1. What is RNA? How different is it from DNA?

- It is a nucleic acid polymer consisting of nucleotide monomers.

Difference: RNA - a single strand, contain ribose sugar, uses predominantly uracil.

DNA - double helix , contain deoxyribose ,uses hymine.

2. How are the RNA messages formed?

-It is formed by the grouping together of 3 of the letters to create a triplet or codon then the triplet or codon line up and form a chain of codes to create a message.


3. How are the RNA messages interpreted?

-. First, the ribosome have read the messages, and then it have to attach the amino acids together then can make up of a protein.

1. Describe cell cycle.

- The cycle of cell growth, replication of the genetic material and nuclear and cytoplasm division.
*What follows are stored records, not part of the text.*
# medical-genomics-group/ci-gwas

Measured on AMD Instinct MI355X. Metric: ci_tests_per_sec, higher is better.
Workload: dtype f32; 1 GPU; cusk level sweep, one LD block 10000 SNPs x 20 traits, N=16384, alpha=0.0001, max level 5 (north_star headline); correlation matrix from synthetic .bed (Kendall-npn/Pearson) resident in HBM; n_variables=10020, engine=cusk

## Files before the change

### ci-gwas_amd/csrc/cusk_internal.h

```cpp
#pragma once
#include <hip/hip_runtime.h>

#include <cstdint>
#include <cstdio>
#include <string>
#include <vector>

#include "../../include/cusk_hip.h"

namespace cusk {

constexpr int kML = CUSK_ML;
constexpr int kLevels = CUSK_ML + 2;
constexpr unsigned long long kNone = ~0ull;
constexpr int kNumClasses = 5;
constexpr int kClassCap[kNumClasses] = {39, 63, 127, 191, 1 << 30};
constexpr int kThreads = 256;
constexpr int kTmajMinLevelDefault = 6;
constexpr int kCounterSlots = 512;
constexpr size_t kLdsLimit = 160 * 1024;

struct DevBuf
{
    void *p = nullptr;
    size_t cap = 0;
    hipError_t ensure(size_t bytes)
    {
        if (bytes <= cap) return hipSuccess;
        if (p) (void)hipFree(p);
        p = nullptr;
        cap = 0;
        size_t want = bytes + bytes / 4 + 256;
        hipError_t e = hipMalloc(&p, want);
        if (e == hipSuccess) cap = want;
        return e;
    }
    void release()
    {
        if (p) (void)hipFree(p);
        p = nullptr;
        cap = 0;
    }
    template <typename T>
    T *as() const
    {
        return reinterpret_cast<T *>(p);
    }
};

struct LevelCounters;
struct HostGate;

}

struct cusk_engine
{
    int device = 0;
    hipStream_t stream = nullptr;
    hipStream_t stream2 = nullptr;
    hipStream_t stream3 = nullptr;
    float *mxp_pinned = nullptr;
    size_t mxp_pinned_cap = 0, mxp_pending = 0;
    hipEvent_t ev_fork = nullptr, ev_join = nullptr, ev_z = nullptr;
    hipEvent_t ev_mxp = nullptr;
    bool own_stream = false;
    std::string err;

    int n = 0;
    int words = 0;
    int mode = -1;
    bool have_result = false;
    cusk::DevBuf adj, adj0;
    cusk::DevBuf deg, binom, counters, slots, rec_base, ti, queue, symflag;
    cusk::DevBuf off[2], nbr[2], best[2];
    cusk::DevBuf planblk;
    unsigned plan_seq = 0;
    cusk::DevBuf off1;
    cusk::DevBuf items[2][cusk::kNumClasses];
    cusk::DevBuf rec_x, rec_y, rec_l, rec_s;
    long long rec_cap = 0;
    long long rec_slots = 0;
    cusk::DevBuf den_x, den_y, den_l, den_z, den_s, den_counts, den_off;
    long long den_stride = 0;
    bool records_ready = false, z_ready = false;
    cusk::DevBuf scratch_a, scratch_b;
    const float *last_C = nullptr;
    int last_levels = 0;
    std::vector<int> batch_lo, batch_hi;
    cusk::DevBuf row_range, row_blk, blk_woff;
    void *batch_pinned = nullptr;
    size_t batch_pinned_cap = 0;
    void *res_pinned = nullptr;
    size_t res_pinned_cap = 0;
    cusk::DevBuf rv, rpos, sel, wpre;
    cusk::DevBuf nv;
    int level1_form = -1;
    long long nrec = 0;
    cusk::LevelCounters *hcnt = nullptr;
    unsigned long long *hslots = nullptr;
    long long *hrec_base = nullptr;
    unsigned long long *hcanon = nullptr;
    int *hflag = nullptr;
    std::vector<unsigned long long> binom_host;
    long long binom_rows = 0;
    cusk::HostGate *hgate = nullptr, *hgate_dev = nullptr;
    int run_seq = 0;
    long long item_cap_cur = 0;
    hipEvent_t ev_main[2] = {nullptr, nullptr};
    hipEvent_t ev_run[2] = {nullptr, nullptr};
    hipEvent_t ev_k0[cusk::kLevels], ev_k1[cusk::kLevels], ev_l0[cusk::kLevels], ev_l1[cusk::kLevels];

    int opt_fast = 1;
    int opt_validate = 0;
    int opt_het_filter = 0;
    int opt_het_rows = 0;
    int opt_corr_fp4 = 1;
    int opt_pair = 1;
    int opt_rows = 1;
    int opt_vec = 1;
    int opt_overlap = 1;
    int opt_corr_popcount = 0;
    int opt_corr_mxp_f32 = 0;
    int opt_assume_symmetric = 0;
    long long opt_queue_cap = 4ll << 20;
    int opt_hostprof = 0;
    int opt_tmaj_validate_stride = 1;
    int opt_max_staged_classes = -1;
    int opt_tmaj_min_level = cusk::kTmajMinLevelDefault;
    long long opt_chunk = 2048;
    long long opt_chunk0 = 512;
    long long opt_chunk0_low = 256;
    int opt_vec_threads = 64;
    long long opt_item_cap = 1ll << 20;
    int opt_lookahead = 2;
    int opt_sync2 = 1;
    int opt_l1_threads = 0;
    int opt_l1_lds_row = 1;
    int opt_timing = 1;
    long long opt_sep_ws_budget = 4ll << 30;

    int shard_rank = 0, shard_world = 1;
    int shard_host_staging = 0;
    cusk_exchange_fn shard_fn = nullptr;
    void *shard_user = nullptr;
    void *shard_host = nullptr;
    size_t shard_host_cap = 0;

    cusk::DevBuf bed_dev, phen_dev, mean_dev, std_dev, planes, mxp_dev, pxp_dev, mxp_bq;
    cusk::DevBuf pc_masks, pc_counts;
    cusk::DevBuf mp_bits;
    cusk::DevBuf corr_tab[2];
    void *corr_tab_pinned[2] = {nullptr, nullptr};
    size_t corr_tab_pinned_cap[2] = {0, 0};
    hipEvent_t ev_corr[5] = {nullptr, nullptr, nullptr, nullptr, nullptr};
    float corr_ms[4] = {0, 0, 0, 0};
};

namespace cusk {

inline int fail(cusk_engine *e, int code, const std::string &msg)
{
    if (e) e->err = msg;
    return code;
}

#define CUSK_HIP(e, call)                                                                        \
    do                                                                                           \
    {                                                                                            \
        hipError_t _st = (call);                                                                 \
        if (_st != hipSuccess)                                                                   \
            return cusk::fail((e), CUSK_ERR_HIP,                                                 \
                              std::string(#call) + ": " + hipGetErrorString(_st) + " (" +        \
                                  __FILE__ + ":" + std::to_string(__LINE__) + ")");              \
    } while (0)

void threshold_array_host(int n, float alpha, float *thr15);
float hetcor_threshold_host(float alpha);

int corr_build_impl(cusk_engine *e, const unsigned char *bed, const float *phen, size_t m, size_t N,
                    size_t p, const float *mean, const float *std, float *C_dev, float *mxp_host,
                    float *mxm_tri_host, float *pxp_tri_host, bool ahead = false);
bool is_device_pointer(const void *p);

int check_marker_ix(cusk_engine *e, const int *marker_ix, size_t k, size_t m_total);
int pack_bed_rows(cusk_engine *e, const unsigned char *bed, const int *marker_ix, const int *&ix_d, size_t k, size_t m_total,
                  size_t clb, std::vector<unsigned char> &bed_h, const unsigned char *&bed_k);

void compat_marker_phen_corr_pearson(const unsigned char *marker_vals, const float *phen_vals, const size_t num_markers,
                                     const size_t num_individuals, const size_t num_phen, const float *marker_mean,
                                     const float *marker_std, float *marker_phen_corrs);
void compat_corr_pearson_npn(const unsigned char *marker_vals, const float *phen_vals, const size_t num_markers,
                             const size_t num_individuals, const size_t num_phen, const float *marker_mean,
                             const float *marker_std, float *marker_corrs, float *marker_phen_corrs, float *phen_corrs);
double qnorm_host(double p);

}
```

### ci-gwas_amd/csrc/engine.hip

```cpp
#include <algorithm>
#include <atomic>
#include <chrono>
#include <cmath>
#include <cstdlib>
#include <cstring>

#include "sweep_common.h"

namespace cusk {
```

The cell cycle is dived into a G1 (G for gap) phase in which the cell grows; an S (S for synthesis) phase where the DNA is replicated, a second gap phase called G2 and an M phase (for Mitosis) in which the replicated DNA (organized into chromosomes) is separated and the cell divides into 2 daughter cells. Mitosis is dived into Prophase, Prometaphase, Metaphase, Anaphase, Telophase, and cytokinesis.

­- The cell cycle is an ordered set of events, culminating in cell growth and division into two daughter cells.
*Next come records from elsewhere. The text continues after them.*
@@ -181,7 +188,7 @@
                       scale4_e4m3(v.w, y3, ysc[u]));
     }
     fence_proxy_async();
-    rs_consumer_bar();
+    r8_consumer_bar();
     const uint64_t adesc = make_sw128_kmajor_desc(smem_u32(stage + R8_W_BYTES));
     const uint64_t bdesc = make_sw128_kmajor_desc(smem_u32(stage + g * R8_B_HALF));
     wgmma_fence();
@@ -209,7 +216,7 @@
     for (int j = 0; j < 32; ++j) {
       const int n = cq + 8 * j;
       const int kb = n >> 6, c = (n & 63) >> 3;
-      const uint32_t q = *reinterpret_cast<const uint32_t*>(q_tile + kb * RS_BLK + r * 128 + ((c ^ (r & 7)) << 4) + (n & 7) * 2);
+      const uint32_t q = *reinterpret_cast<const uint32_t*>(q_tile + kb * R8_Q_BLK + r * 128 + ((c ^ (r & 7)) << 4) + (n & 7) * 2);
       const float2 sw = *reinterpret_cast<const float2*>(s_sw1 + n);
       float h0 = elu_fast(acc[4 * j + 2 * h] * rf * sw.x + bf16lo(q));
       float h1 = elu_fast(acc[4 * j + 2 * h + 1] * rf * sw.y + bf16hi(q));
@@ -220,14 +227,14 @@
     }
     m = fmaxf(m, __shfl_xor_sync(0xffffffffu, m, 1));
     m = fmaxf(m, __shfl_xor_sync(0xffffffffu, m, 2));
-    if ((lane & 3) == 0) s_hmax[g * RS_BM + r] = m;
-  }
-  rs_consumer_bar();
+    if ((lane & 3) == 0) s_hmax[g * R8_BM + r] = m;
+  }
+  r8_consumer_bar();
   if (lane == 0) mbar_arrive(&empty[qs]);
 #pragma unroll
   for (int h = 0; h < 2; ++h) {
     const int r = rl + 8 * h;
-    const float am = fmaxf(s_hmax[r], s_hmax[RS_BM + r]);
+    const float am = fmaxf(s_hmax[r], s_hmax[R8_BM + r]);
     const float inv = am > 0.f ? 448.f / am : 0.f;
 #pragma unroll
     for (int j = 0; j < 32; ++j) {
@@ -238,7 +245,7 @@
     }
   }
   fence_proxy_async();
-  rs_consumer_bar();
+  r8_consumer_bar();
 
   const uint32_t a_u = smem_u32(a_tile);
   for (int j = 0; j < R8_KB; ++j) {
@@ -263,7 +270,7 @@
     const int r = rl + 8 * h, row = row0 + r;
     const int s = min(row, p.M - 1) / p.N;
     const float* crow = s - s_lo < 2 ? s_ctrl + (s - s_lo) * RS_D : p.ctrl + (size_t)s * RS_D;
-    const float sh = fmaxf(s_hmax[r], s_hmax[RS_BM + r]) / 448.f;
+    const float sh = fmaxf(s_hmax[r], s_hmax[R8_BM + r]) / 448.f;
     float part = 0.f;
 #pragma unroll
     for (int j = 0; j < 32; ++j) {
@@ -279,10 +286,10 @@
     }
     part += __shfl_xor_sync(0xffffffffu, part, 1);
     part += __shfl_xor_sync(0xffffffffu, part, 2);
-    if ((lane & 3) == 0) s_lg[g * RS_BM + r] = part;
-  }
-  rs_consumer_bar();
-  if (tid < RS_BM && row0 + tid < p.M) p.logits[row0 + tid] = s_lg[tid] + s_lg[RS_BM + tid];
+    if ((lane & 3) == 0) s_lg[g * R8_BM + r] = part;
+  }
+  r8_consumer_bar();
+  if (tid < R8_BM && row0 + tid < p.M) p.logits[row0 + tid] = s_lg[tid] + s_lg[R8_BM + tid];
 }
 
 __global__ void pack_weight_fp8_kernel(const float* __restrict__ W, uint8_t* __restrict__ Wt, float* __restrict__ col_scale,
@@ -401,9 +408,9 @@
   const int M = B * N;
   const Fp8ReadScratch s = fp8_read_scratch(const_cast<void*>(inv), B, N, d);
   CUtensorMap mp, mq, mw1, mw2;
-  int st = make_tmap_2d(&mp, s.P8, 2, (uint64_t)M, (uint64_t)d, (uint64_t)d, RS_BM, R8_BK, 1);
-  if (st != MAC_OK) return st;
-  st = make_tmap_2d(&mq, s.Q, 1, (uint64_t)M, (uint64_t)d, (uint64_t)d * 2, RS_BM, TC_BK, 1);
+  int st = make_tmap_2d(&mp, s.P8, 2, (uint64_t)M, (uint64_t)d, (uint64_t)d, R8_BM, R8_BK, 1);
+  if (st != MAC_OK) return st;
+  st = make_tmap_2d(&mq, s.Q, 1, (uint64_t)M, (uint64_t)d, (uint64_t)d * 2, R8_BM, TC_BK, 1);
   if (st != MAC_OK) return st;
   st = make_tmap_2d(&mw1, w->Wm_fp8, 2, (uint64_t)d, (uint64_t)d, (uint64_t)d, 256, R8_BK, 1);
   if (st != MAC_OK) return st;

2. What is nuclear division?

-The process of nuclear division of diploid (2N) or haploid (N) eukaryotic cell whereby two daughter nuclei are produced those are genetically identical to the parent nucleus. Mitosis usually results in the production of two progeny cells that are genetically identical to the parent cell.

3. What is interphase.

- The cell cycle stage between nuclear divisions, when chromosomes are extended and functionally active and the metabolically active non-diving stage of the cell cycle.

4. Cytokinesis.

-it is the process whereby the cytoplasm of a single cell is divided to spawn two daughter cells.
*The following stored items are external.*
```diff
+                    const int src = (p0 + q) * R + lane / G;
+                    r[q] = ((uint64_t)(uint32_t)__shfl((int)(uint32_t)(roi >> 32), src, 64) << 32) | (uint32_t)__shfl((int)(uint32_t)roi, src, 64);
+                    const uint32_t nr = (uint32_t)__shfl((int)n_mine, src, 64);
+                    const bool act = ((todo >> src) & 1ull) != 0 && k < nb;
+                    const uint16_t* const lb = (const uint16_t*)((const uint32_t*)(A.close_rec + (act ? r[q] : r_any) * kCloseRec) + CR_W_LB);
+                    const bool last = !(k < nb - 1);
+                    const uint32_t lo = lb[act ? k : 0u], hi = lb[act && !last ? k + 1 : 0u];
+                    const uint32_t ck = (last ? nr : hi) - lo;
+                    double e1 = 0, u1 = 0;
+                    hist_bin_terms(ck, (double)nr, e1, u1);
+                    e[q] = hist_group_sum<G>(act ? e1 : 0.0);
+                    u[q] = hist_group_sum<G>(act ? u1 : 0.0);
+                }
+#pragma unroll
+                for (int q = 0; q < 8; q++) {
+                    const int src = (p0 + q) * R + lane / G;
+                    if (((todo >> src) & 1ull) != 0 && k == (uint32_t)(G - 1)) {
+                        double* const orow = A.out + r[q] * A.ld + A.col_intensity;
+                        orow[I_ENTROPY] = -e[q];
+                        orow[I_UNIFORMITY] = u[q];
+                    }
+                }
+            }
+        };
+        if (nb <= 8) hist(std::integral_constant<int, 8>{});
+        else hist(std::integral_constant<int, 16>{});
     }
 #ifndef NYX_CLOSE_DIRECT
     __syncthreads();
diff --git a/nyxus_amd/csrc/roi_kernel.h b/nyxus_amd/csrc/roi_kernel.h
--- a/nyxus_amd/csrc/roi_kernel.h
+++ b/nyxus_amd/csrc/roi_kernel.h
@@ -95,7 +95,8 @@
 };
 __host__ __device__ inline uint64_t xcd_slot(uint32_t b, uint32_t grid) { const uint32_t per = (grid + 7u) >> 3; return (uint64_t)(b & 7u) * per + (b >> 3); }
 
-constexpr int kCloseRec = 16;
+constexpr int kCloseRec = 20;
+constexpr int kCloseHistBins = 16;
 enum {
     CR_TOT = 0, CR_TOTSQ,
     CR_ACC,
@@ -103,7 +104,8 @@
     CR_ADIN,
     CR_W_FAST32 = 22,
     CR_W_NBELOW = 24, CR_W_NABOVE, CR_W_K, CR_W_SXU,
-    CR_W_LOX, CR_W_HIX, CR_W_M2X, CR_W_CLE
+    CR_W_LOX, CR_W_HIX, CR_W_M2X, CR_W_CLE,
+    CR_W_LB
 };
 
 struct RoiArgs {
```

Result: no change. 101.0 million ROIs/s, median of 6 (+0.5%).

## Compute percentiles via k-th select instead of building full 100-bin bounds table

Applied to the files above, without the earlier changes.

Drops the block-wide loop that filled all 100 percentile-bin lower bounds plus the coarse bins, and one group barrier. Wave 0 now finds each percentile's and the median's k-th value with an 8-way search, 8 lanes per target, then computes only the two bin bounds each percentile needs. The coarse-bin bounds move into wave 1, which owns the entropy work. This removes work and a sync, but concentrates more serial search in single waves and may shift floating-point edge behaviour of the percentile window choice.

```diff
diff --git a/nyxus_amd/csrc/device_math.h b/nyxus_amd/csrc/device_math.h
--- a/nyxus_amd/csrc/device_math.h
+++ b/nyxus_amd/csrc/device_math.h
@@ -394,6 +394,12 @@
 {
     uint32_t r;
     asm("v_mul_u32_u24 %0, %1, %2" : "=v"(r) : "s"(b_uniform), "v"(a));
+    return r;
+}
+__device__ __forceinline__ uint32_t mad_u24_su(uint32_t a, uint32_t b_uniform, uint32_t c)
+{
+    uint32_t r;
+    asm("v_mad_u32_u24 %0, %1, %2, %3" : "=v"(r) : "s"(b_uniform), "v"(a), "v"(c));
     return r;
 }
 
diff --git a/nyxus_amd/csrc/roi_features.hip b/nyxus_amd/csrc/roi_features.hip
--- a/nyxus_amd/csrc/roi_features.hip
+++ b/nyxus_amd/csrc/roi_features.hip
@@ -681,6 +681,8 @@
 #define STAMP(i) do { } while (0)
 #endif
 
+__constant__ const double kPctFrac[8] = {0.01, 0.1, 0.25, 0.75, 0.9, 0.99, 0.5, 0.5};
+
 typedef __attribute__((address_space(3))) uint8_t lds_u8_t;
 
 typedef const __attribute__((address_space(4))) RoiArgs KArgs;
@@ -1236,9 +1238,8 @@
         STAMP(4);
 
         if (!blank) {
-            for (uint32_t t = tid; t < 100 + nb; t += BS) {
-                const bool is100 = t < 100;
-                const uint32_t b = is100 ? t : t - 100;
+            auto bin_bound = [&](auto is100_t, const uint32_t b) -> uint32_t {
+                constexpr bool is100 = decltype(is100_t)::value;
                 uint32_t lo;
                 if (use_count) {
                     auto bin_of = [=](uint32_t dd) -> uint32_t {
@@ -1271,8 +1272,8 @@
                         if (idx < b) lo = mid + 1; else hi = mid;
                     }
                 }
-                if (is100) s_lb100[b] = lo; else s_lbc[b] = lo;
-            }
+                return lo;
+            };
             STAMP(5);
             if (!use_count) {
                 uint32_t best_c = 0, best_v = 0;
@@ -1310,48 +1311,52 @@
                     s_stat[S_MODE] = (double)mv;
                 }
             }
-            grp_sync<GS, NW>();
             STAMP(6);
 
             if (NW == 1 || wave == 0) {
-                const int i0 = lane, i1 = lane + 64;
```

5. Homologous chromosomes.

- . A pair of chromosomes made up of two homologs. Homologous chromosomes have corresponding DNA sequences and come from separate parents; one homolog comes from the mother and the other comes from the father. Homologous chromosomes line up and synapse during meiosis

6. Phases of mitosis (5 of them).

-Cytokinesis

-Telophase

-Preprophase

-Prophase

-Metaphase

7. Phases of meiosis and how it is different from mitosis.

- Leptotene

- Zygotene

- Pachytene

-Diplotene

-Diakinesis

-Synchronour processes

-Metaphase

- Anaphase

-Telophase

-Mitosis has eight phases but meiosis has nine prophases and which has six is different than mitosis but three are Metaphase I ,Anaphase I and Telophases I are the same . The difference between the separation in mitosis and metaphase II (meiosis) is that halfing of the number of chromosomes has preceded meiosis II, in contrast to mitosis. Also the meiotic products are genetically diverse with respect to their parent and among each other. This is not the case in mitosis!

8. Describe the process and purpose of crossing over.

- Cross over is a process in which homologous chromosomes exchange parts normally reciprocally but sometimes unequally. The exchange of corresponding chromosome parts between homologues by breakage and reunion of DNA molecules normally during prophase I of meiosis but also occasionally during mitosis.